Even though I knew that no one was in the laboratory with me, I looked over both shoulders before opening the files. I had expected to find something mind-blowing, maybe even scandalous, but all I found was another set of spreadsheets. They were identical to the ones I was used to, but with one minor difference: the time signatures were unchanged since May of 2016. It wasn’t long before I realized that this was the real data: Dr. Fallow had been manipulating our instruments to create false readings–and he’d been doing it for years. But why? I couldn’t get my head around it. Besides, if his numbers were true, time had stopped advancing seven years ago.

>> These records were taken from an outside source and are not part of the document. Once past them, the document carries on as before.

#include "../../include/mi355_imgfilter.h"
#include "kernels.hpp"

using namespace mi355;

namespace {

struct CoefEntry {
    int k;
    uint32_t sigma_bits;
    GaussCoef coef;
    float* d_buf;
    std::vector<float> h_tab;
    uint64_t last_use;
    bool installed;
};

constexpr size_t kMaxCoefEntries = 16;
constexpr size_t kMaxInstalledCoefs = 64;

struct DevBuf {
    void* p;
    size_t cap;
};

}

struct mi355_ctx {
    int device = 0;
    hipStream_t stream = nullptr;
    bool own_stream = false;
    hipEvent_t ev[6] = {};
    hipEvent_t t0 = nullptr, t1 = nullptr;
    DevBuf d_in = {}, d_out = {};
    DevBuf d_raw = {};
    DevBuf d_flags = {};
    DevBuf d_hist = {};
    DevBuf d_lut = {};
    DevBuf d_ccl = {};
    DevBuf d_map1 = {}, d_map2 = {};
    unsigned long long* d_acc = nullptr;
    float* d_img_table = nullptr;
    static constexpr int kSlots = 3;
    hipStream_t s_h2d = nullptr, s_d2h = nullptr;
    hipEvent_t ev_h2d[kSlots] = {}, ev_k[kSlots] = {}, ev_d2h[kSlots] = {};
    DevBuf slot_in[kSlots] = {}, slot_out[kSlots] = {}, slot_raw[kSlots] = {};
    int input_format = MI355_INPUT_RGBA;
    int gauss_mode = MI355_GAUSS_FAST;
    int impl = MI355_IMPL_AUTO;
    int last_hip = 0;
    char name[256] = {};
    std::vector<CoefEntry> coefs;
    uint64_t coef_clock = 0;
    std::vector<void*> pinned;
};

namespace {

#define HIP_TRY(ctx, expr)                     \
    do {                                       \
        hipError_t e__ = (expr);               \
        if (e__ != hipSuccess) {               \
            if (ctx)                           \
                (ctx)->last_hip = (int)e__;    \
            return MI355_ERR_HIP;              \
        }                                      \
    } while (0)

uint64_t now_ns()
{
    timespec ts;
    clock_gettime(CLOCK_MONOTONIC, &ts);
    return (uint64_t)ts.tv_sec * 1000000000ull + (uint64_t)ts.tv_nsec;
}

uint32_t fbits(float f)
{
    uint32_t u;
    std::memcpy(&u, &f, 4);
    return u;
}

bool valid_k(int k) { return k >= 1 && k <= MI355_MAX_GAUSS_K && (k & 1) == 1; }
bool valid_sigma(float s) { return std::isfinite(s) && s > 0.0f; }

void gen_weights(int k, float sigma, float* out)
{
    const int half = k / 2;
    float sum = 0.0f;
    for (int y = -half; y <= half; y++) {
        for (int x = -half; x <= half; x++) {
            const float arg = -(x * x + y * y) / (2 * sigma * sigma);
            const float value = (float)(std::exp((double)arg) / (2 * M_PI * sigma * sigma));
            out[(y + half) * k + (x + half)] = value;
            sum += value;
        }
    }
    for (int i = 0; i < k * k; i++)
        out[i] /= sum;
}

The door slammed. Dr. Fallow swept in, shaking slush from his umbrella. He muttered something about his youngest son having an allergic reaction and asked me how my work was going, but I wasn’t listening: I was too busy trying to cover my tracks.
I should have known better. Dr. Fallow recognized the kid-caught-in-the-cookie-jar look on my face, and in five quick steps he was looking over my shoulder. There was no way to hide what I was doing. My heart sank. This would mean my job, maybe even criminal charges…
Dr. Fallow put a hand on my shoulder. He told me I looked tired, and that I should go home and get some rest. I couldn’t believe it. I had been accessing classified information and he was just going to let me off the hook?! The stern old man tightened his grip on my shoulder. His deep blue eyes were trying to warn me about something, but I couldn’t tell what, not right away.
It was only when I stood up from the office chair that I noticed the figure standing in the corner of the room. In the dim lights of the laboratory, who could say how long it had been standing there…watching me. When I looked at it head on, it seemed like just an ordinary man in a black business suit, but out of the corner of my eye, it appeared as something different entirely: something inhuman and wrong. Something with mottled gray skin and a face that was featureless apart from a gaping toothless mouth. Something with too many fingers. Something that seemed to slither rather than walk when it moved.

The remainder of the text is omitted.